Stored entries:
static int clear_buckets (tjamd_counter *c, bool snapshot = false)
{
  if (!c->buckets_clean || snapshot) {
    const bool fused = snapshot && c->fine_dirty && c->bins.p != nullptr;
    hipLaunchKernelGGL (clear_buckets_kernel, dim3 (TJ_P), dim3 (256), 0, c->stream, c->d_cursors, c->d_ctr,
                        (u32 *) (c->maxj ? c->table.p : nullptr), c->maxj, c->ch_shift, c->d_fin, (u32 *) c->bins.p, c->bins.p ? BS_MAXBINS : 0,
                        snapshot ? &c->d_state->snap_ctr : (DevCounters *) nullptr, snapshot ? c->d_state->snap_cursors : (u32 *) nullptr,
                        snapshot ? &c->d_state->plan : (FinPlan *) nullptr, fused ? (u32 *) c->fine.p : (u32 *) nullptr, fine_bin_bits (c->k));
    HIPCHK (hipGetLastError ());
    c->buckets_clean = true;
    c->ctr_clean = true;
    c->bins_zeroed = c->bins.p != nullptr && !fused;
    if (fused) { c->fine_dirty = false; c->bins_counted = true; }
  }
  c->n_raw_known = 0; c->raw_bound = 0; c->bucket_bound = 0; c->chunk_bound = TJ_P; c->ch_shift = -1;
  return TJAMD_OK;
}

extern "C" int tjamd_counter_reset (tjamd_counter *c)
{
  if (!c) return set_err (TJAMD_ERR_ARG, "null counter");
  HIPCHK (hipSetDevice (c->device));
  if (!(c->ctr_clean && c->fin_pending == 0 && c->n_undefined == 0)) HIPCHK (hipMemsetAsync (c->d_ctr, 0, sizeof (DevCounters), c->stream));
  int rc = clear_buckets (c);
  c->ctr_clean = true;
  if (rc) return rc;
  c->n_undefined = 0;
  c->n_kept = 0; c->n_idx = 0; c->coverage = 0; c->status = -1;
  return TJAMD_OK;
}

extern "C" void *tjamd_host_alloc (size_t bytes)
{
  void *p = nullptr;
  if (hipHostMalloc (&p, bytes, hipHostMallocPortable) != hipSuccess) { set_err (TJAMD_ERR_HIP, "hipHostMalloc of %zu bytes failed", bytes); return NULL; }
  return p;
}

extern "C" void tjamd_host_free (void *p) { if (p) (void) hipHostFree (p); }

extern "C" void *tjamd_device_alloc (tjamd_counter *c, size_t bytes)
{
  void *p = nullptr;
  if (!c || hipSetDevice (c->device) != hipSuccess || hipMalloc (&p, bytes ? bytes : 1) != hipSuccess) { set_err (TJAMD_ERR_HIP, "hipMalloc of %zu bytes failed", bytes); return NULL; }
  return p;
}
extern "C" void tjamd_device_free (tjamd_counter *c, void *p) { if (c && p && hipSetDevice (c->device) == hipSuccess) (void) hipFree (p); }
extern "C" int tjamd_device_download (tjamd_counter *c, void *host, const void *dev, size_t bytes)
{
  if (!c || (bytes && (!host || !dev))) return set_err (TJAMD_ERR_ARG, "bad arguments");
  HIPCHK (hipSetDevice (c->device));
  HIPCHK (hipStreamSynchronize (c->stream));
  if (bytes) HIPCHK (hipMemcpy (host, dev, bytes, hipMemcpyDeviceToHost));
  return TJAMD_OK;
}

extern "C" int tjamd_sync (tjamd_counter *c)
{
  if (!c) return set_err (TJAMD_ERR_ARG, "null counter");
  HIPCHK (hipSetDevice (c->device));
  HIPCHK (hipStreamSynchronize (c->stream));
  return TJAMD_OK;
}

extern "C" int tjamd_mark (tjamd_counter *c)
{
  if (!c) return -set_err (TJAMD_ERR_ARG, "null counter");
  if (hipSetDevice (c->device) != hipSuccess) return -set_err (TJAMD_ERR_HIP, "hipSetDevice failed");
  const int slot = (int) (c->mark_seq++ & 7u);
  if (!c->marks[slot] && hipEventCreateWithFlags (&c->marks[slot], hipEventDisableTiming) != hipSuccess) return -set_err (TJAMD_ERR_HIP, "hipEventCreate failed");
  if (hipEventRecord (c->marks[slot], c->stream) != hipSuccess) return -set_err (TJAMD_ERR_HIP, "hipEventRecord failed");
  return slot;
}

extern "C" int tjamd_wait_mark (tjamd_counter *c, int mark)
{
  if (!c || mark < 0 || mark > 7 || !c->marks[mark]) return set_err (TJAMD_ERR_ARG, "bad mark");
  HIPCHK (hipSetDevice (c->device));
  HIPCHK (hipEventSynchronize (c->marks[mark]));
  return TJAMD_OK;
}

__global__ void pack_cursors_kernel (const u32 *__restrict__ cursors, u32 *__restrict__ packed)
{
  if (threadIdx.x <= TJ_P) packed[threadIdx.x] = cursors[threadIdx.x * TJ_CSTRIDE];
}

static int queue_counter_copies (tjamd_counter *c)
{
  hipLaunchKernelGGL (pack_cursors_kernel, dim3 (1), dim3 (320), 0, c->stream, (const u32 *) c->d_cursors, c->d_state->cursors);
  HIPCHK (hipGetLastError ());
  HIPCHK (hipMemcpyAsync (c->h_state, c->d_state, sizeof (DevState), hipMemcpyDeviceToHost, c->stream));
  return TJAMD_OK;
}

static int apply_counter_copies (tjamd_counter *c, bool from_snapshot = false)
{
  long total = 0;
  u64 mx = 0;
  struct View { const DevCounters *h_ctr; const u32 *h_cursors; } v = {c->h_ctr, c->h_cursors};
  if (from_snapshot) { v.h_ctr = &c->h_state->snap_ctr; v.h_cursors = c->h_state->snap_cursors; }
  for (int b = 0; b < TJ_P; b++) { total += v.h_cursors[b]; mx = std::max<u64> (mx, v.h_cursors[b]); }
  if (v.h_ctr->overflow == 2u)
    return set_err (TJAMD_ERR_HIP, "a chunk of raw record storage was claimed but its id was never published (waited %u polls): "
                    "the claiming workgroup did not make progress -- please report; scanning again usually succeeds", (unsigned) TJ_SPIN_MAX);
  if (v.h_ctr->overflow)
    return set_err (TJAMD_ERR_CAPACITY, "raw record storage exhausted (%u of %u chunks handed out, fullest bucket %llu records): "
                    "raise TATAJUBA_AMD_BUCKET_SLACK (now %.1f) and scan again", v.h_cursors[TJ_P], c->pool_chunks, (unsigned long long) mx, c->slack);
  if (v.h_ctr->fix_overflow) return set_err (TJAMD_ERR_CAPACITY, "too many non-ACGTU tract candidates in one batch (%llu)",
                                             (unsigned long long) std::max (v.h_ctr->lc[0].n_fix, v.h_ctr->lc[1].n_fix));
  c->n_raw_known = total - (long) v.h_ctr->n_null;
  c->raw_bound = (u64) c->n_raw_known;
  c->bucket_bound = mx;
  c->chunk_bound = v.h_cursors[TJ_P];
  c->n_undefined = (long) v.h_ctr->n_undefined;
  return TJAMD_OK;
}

---

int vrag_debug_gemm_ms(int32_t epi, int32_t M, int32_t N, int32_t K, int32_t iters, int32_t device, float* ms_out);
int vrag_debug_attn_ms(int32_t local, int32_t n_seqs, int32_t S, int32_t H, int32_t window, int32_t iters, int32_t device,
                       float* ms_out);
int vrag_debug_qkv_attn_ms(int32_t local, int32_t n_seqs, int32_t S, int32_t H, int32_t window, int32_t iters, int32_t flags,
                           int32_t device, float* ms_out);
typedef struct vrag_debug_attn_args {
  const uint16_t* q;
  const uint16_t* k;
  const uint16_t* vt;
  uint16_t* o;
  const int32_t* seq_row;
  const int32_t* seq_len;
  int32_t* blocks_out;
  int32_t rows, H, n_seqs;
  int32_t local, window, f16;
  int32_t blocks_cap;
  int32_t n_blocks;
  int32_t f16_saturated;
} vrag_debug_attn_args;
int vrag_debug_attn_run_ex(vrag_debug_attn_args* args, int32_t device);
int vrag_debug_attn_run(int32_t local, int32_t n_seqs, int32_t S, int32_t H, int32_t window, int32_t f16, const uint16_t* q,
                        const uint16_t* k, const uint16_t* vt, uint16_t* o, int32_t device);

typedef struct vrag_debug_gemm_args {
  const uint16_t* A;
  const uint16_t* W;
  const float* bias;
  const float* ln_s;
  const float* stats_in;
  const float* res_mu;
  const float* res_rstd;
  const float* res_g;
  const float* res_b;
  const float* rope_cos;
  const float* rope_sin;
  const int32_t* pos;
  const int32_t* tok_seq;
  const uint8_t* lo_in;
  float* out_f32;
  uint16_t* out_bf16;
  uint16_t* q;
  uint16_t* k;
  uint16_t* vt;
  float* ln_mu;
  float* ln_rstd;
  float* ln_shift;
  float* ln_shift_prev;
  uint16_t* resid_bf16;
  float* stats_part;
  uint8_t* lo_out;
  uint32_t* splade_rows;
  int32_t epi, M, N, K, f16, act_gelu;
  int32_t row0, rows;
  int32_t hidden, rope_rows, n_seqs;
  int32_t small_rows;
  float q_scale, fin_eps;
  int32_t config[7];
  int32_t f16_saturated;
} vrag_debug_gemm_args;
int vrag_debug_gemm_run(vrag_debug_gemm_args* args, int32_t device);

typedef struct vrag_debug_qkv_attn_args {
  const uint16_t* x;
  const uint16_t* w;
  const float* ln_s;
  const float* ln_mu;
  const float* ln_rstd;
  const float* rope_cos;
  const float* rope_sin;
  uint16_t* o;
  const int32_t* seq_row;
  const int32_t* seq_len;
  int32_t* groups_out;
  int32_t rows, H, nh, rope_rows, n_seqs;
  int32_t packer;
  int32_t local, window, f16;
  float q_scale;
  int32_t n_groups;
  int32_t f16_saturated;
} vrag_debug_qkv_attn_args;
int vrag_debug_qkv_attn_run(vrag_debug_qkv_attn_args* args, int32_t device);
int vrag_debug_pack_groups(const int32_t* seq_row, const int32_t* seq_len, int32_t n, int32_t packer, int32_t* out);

▸ **What you should do**:
Examine the records and pull out every line where the string "void" occurs.

▸ **Exercise solution**:
extern "C" void *tjamd_host_alloc (size_t bytes)
  void *p = nullptr;
extern "C" void tjamd_host_free (void *p) { if (p) (void) hipHostFree (p); }
extern "C" void *tjamd_device_alloc (tjamd_counter *c, size_t bytes)
  void *p = nullptr;
extern "C" void tjamd_device_free (tjamd_counter *c, void *p) { if (c && p && hipSetDevice (c->device) == hipSuccess) (void) hipFree (p); }
extern "C" int tjamd_device_download (tjamd_counter *c, void *host, const void *dev, size_t bytes)
__global__ void pack_cursors_kernel (const u32 *__restrict__ cursors, u32 *__restrict__ packed)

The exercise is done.